=== Section Start ===

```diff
@@ -1653,7 +1664,18 @@
           } else {
             const double* FM = S.mats + (size_t)(packed >> PK_MAT) * MAT;
             d3 R = mk(0, 0, 0), Tr = mk(0, 0, 0);
-            if ((fl & FL_HASR) && (fl & FL_HAST)) {
+            if constexpr (ADV_UNW) {
+              R = res;
+              Tr = res;
+              if (fl & FL_TMODE) {
+                if ((fl & FL_HASR) && (fl & FL_HAST))
+                  R = ld3(ext(sp - 1), 0);
+                else if (fl & FL_HASR)
+                  Tr = mk(0, 0, 0);
+                else
+                  R = mk(0, 0, 0);
+              }
+            } else if ((fl & FL_HASR) && (fl & FL_HAST)) {
               R = ld3(ext(sp - 1), 0);
               Tr = res;
             } else if (fl & FL_HASR) {
@@ -1684,9 +1706,11 @@
           }
           pf_valid = false;
         }
+        if (ADV_UNW && have_res && sp == 0) FINISH_SAMPLE();
       }
     }
   };
+#undef FINISH_SAMPLE
 
   PH_BEGIN();
 #ifdef RT_PHASE_TIMING
@@ -1699,6 +1723,7 @@
       if (lane == 0) atomicAdd(P.stats + ST_WATCHDOG, 1ull);
       break;
     }
+    PH_MARK(0);
     if constexpr (!QD) {
       if (wave_any(state == S_ADV)) {
         if (wave_any(state == S_ADV && held_px != ~0u && (RT_SHARE || (!PR && sample == 4)))) flush_pixels();
@@ -1758,6 +1783,7 @@
         if ((pd >> (lane & ~1)) & 1) state = S_IDLE;
       }
     }
+    PH_MARK(10);
     for (;;) {
       const uint64_t il = wave_ballot(state == S_IDLE);
       const uint64_t mask = QD   ? il & (il >> 1) & (il >> 2) & (il >> 3) & 0x1111111111111111ull
@@ -1851,6 +1877,7 @@
       }
       pool_next += take;
     }
+    PH_MARK(11);
     if (RT_SHARE == 1 && !sh_live && !exhausted && (guard_iters & 3u) == 0u)
       sh_live = __builtin_amdgcn_readfirstlane(__hip_atomic_load(&Bd->nidle, __ATOMIC_RELAXED, RT_WG_SCOPE)) > 0;
     if (RT_SHARE == 2 && !sh_live && !exhausted && (guard_iters & 7u) == 0u)
@@ -2408,8 +2435,10 @@
     }
 
     const uint64_t nsh = popc_ballot(state == S_SHADE);
-    const uint64_t ntr = popc_ballot(state == S_TRACE ||
-                                     (!QD && state == S_ADV && (RT_SHARE || sample < (PR && !(lane & 1) ? 2 : 4))));
+    const uint64_t ntr =
+        ADV_UNW ? popc_ballot(state == S_TRACE || (!QD && RT_SHARE && state == S_ADV))
+                : popc_ballot(state == S_TRACE ||
+                              (!QD && state == S_ADV && (RT_SHARE || sample < (PR && !(lane & 1) ? 2 : 4))));
     if (nsh == 0 || (ntr != 0 && nsh * RT_SHADE_DEN < (nsh + ntr) * RT_SHADE_NUM)) continue;
 
     const bool hit = state == S_SHADE;
```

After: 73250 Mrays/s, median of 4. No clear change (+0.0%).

=== Section End ===

* TASK GOAL *
From the entries above, copy every line that holds the word "state".

* RESPONSE AREA *
       if (wave_any(state == S_ADV)) {
         if (wave_any(state == S_ADV && held_px != ~0u && (RT_SHARE || (!PR && sample == 4)))) flush_pixels();
         if ((pd >> (lane & ~1)) & 1) state = S_IDLE;
       const uint64_t il = wave_ballot(state == S_IDLE);
     const uint64_t nsh = popc_ballot(state == S_SHADE);
-    const uint64_t ntr = popc_ballot(state == S_TRACE ||
-                                     (!QD && state == S_ADV && (RT_SHARE || sample < (PR && !(lane & 1) ? 2 : 4))));
+        ADV_UNW ? popc_ballot(state == S_TRACE || (!QD && RT_SHARE && state == S_ADV))
+                : popc_ballot(state == S_TRACE ||
+                              (!QD && state == S_ADV && (RT_SHARE || sample < (PR && !(lane & 1) ? 2 : 4))));
     const bool hit = state == S_SHADE;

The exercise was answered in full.